● Task brief: Print exactly those lines that run from the beginning of the data to the line bearing "hitkeys, u32 hitcap)", inclusive.

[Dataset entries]

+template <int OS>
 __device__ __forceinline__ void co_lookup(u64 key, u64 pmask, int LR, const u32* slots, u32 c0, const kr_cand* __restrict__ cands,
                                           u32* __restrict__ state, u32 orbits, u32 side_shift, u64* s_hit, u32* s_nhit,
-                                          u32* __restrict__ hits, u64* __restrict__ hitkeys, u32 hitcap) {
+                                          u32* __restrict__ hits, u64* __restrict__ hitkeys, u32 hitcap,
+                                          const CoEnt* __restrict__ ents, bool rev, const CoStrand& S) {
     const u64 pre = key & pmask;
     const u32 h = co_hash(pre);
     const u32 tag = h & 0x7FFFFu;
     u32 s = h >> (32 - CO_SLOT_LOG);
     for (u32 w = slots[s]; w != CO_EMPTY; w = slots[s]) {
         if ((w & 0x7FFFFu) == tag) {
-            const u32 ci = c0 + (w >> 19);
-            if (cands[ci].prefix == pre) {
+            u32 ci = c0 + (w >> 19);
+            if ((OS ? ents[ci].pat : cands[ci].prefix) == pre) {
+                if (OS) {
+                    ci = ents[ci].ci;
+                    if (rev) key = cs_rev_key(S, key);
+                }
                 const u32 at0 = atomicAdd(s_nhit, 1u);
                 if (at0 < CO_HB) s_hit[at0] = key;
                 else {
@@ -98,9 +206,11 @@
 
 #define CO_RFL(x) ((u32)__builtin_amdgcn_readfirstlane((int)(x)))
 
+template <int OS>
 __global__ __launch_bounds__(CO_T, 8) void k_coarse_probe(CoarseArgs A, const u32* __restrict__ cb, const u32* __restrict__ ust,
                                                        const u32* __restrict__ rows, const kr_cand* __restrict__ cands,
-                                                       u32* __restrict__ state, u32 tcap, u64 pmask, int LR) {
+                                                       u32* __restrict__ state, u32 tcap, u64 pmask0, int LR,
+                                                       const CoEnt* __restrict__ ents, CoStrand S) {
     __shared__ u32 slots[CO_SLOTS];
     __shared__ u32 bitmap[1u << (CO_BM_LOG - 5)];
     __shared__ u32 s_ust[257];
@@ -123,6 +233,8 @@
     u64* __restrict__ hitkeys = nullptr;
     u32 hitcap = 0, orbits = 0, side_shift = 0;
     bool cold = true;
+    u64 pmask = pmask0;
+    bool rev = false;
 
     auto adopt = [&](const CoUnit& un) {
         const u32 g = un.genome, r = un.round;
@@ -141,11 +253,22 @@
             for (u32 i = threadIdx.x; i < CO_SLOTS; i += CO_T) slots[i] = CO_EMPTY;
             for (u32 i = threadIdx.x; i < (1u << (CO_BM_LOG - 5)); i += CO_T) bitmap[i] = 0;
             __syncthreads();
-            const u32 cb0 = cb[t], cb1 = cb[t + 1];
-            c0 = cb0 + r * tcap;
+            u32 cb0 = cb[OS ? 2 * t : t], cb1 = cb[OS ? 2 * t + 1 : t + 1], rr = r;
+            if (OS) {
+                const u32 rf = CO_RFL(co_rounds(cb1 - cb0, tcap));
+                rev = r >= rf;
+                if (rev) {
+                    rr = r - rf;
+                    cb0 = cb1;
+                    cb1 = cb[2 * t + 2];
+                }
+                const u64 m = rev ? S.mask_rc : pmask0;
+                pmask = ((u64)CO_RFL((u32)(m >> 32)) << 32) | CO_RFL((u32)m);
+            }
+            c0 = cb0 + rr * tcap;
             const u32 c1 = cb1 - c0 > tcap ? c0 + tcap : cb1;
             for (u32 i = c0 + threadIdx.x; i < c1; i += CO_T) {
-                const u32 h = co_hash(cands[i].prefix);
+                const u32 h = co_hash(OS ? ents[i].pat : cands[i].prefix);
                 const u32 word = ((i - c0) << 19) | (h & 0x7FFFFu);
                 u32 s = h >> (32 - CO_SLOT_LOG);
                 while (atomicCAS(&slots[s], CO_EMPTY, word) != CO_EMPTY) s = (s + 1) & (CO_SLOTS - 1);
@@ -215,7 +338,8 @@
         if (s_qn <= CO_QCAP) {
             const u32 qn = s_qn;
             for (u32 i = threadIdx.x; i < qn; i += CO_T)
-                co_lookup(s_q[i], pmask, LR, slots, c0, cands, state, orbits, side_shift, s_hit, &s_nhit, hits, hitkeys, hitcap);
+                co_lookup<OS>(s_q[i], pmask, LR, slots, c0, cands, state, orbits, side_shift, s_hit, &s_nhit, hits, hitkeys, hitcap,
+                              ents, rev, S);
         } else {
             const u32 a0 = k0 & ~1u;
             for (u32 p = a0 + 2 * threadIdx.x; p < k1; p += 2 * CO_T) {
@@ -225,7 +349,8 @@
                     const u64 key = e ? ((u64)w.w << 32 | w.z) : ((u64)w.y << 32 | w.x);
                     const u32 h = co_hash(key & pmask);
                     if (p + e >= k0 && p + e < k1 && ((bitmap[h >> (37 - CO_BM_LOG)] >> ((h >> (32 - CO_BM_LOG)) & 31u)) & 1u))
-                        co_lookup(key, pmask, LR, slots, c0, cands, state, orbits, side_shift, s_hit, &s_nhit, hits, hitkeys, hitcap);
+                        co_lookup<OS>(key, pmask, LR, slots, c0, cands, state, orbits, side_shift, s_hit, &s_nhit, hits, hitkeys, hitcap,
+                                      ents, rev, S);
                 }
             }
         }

● Output of the task:
+template <int OS>
 __device__ __forceinline__ void co_lookup(u64 key, u64 pmask, int LR, const u32* slots, u32 c0, const kr_cand* __restrict__ cands,
                                           u32* __restrict__ state, u32 orbits, u32 side_shift, u64* s_hit, u32* s_nhit,
-                                          u32* __restrict__ hits, u64* __restrict__ hitkeys, u32 hitcap) {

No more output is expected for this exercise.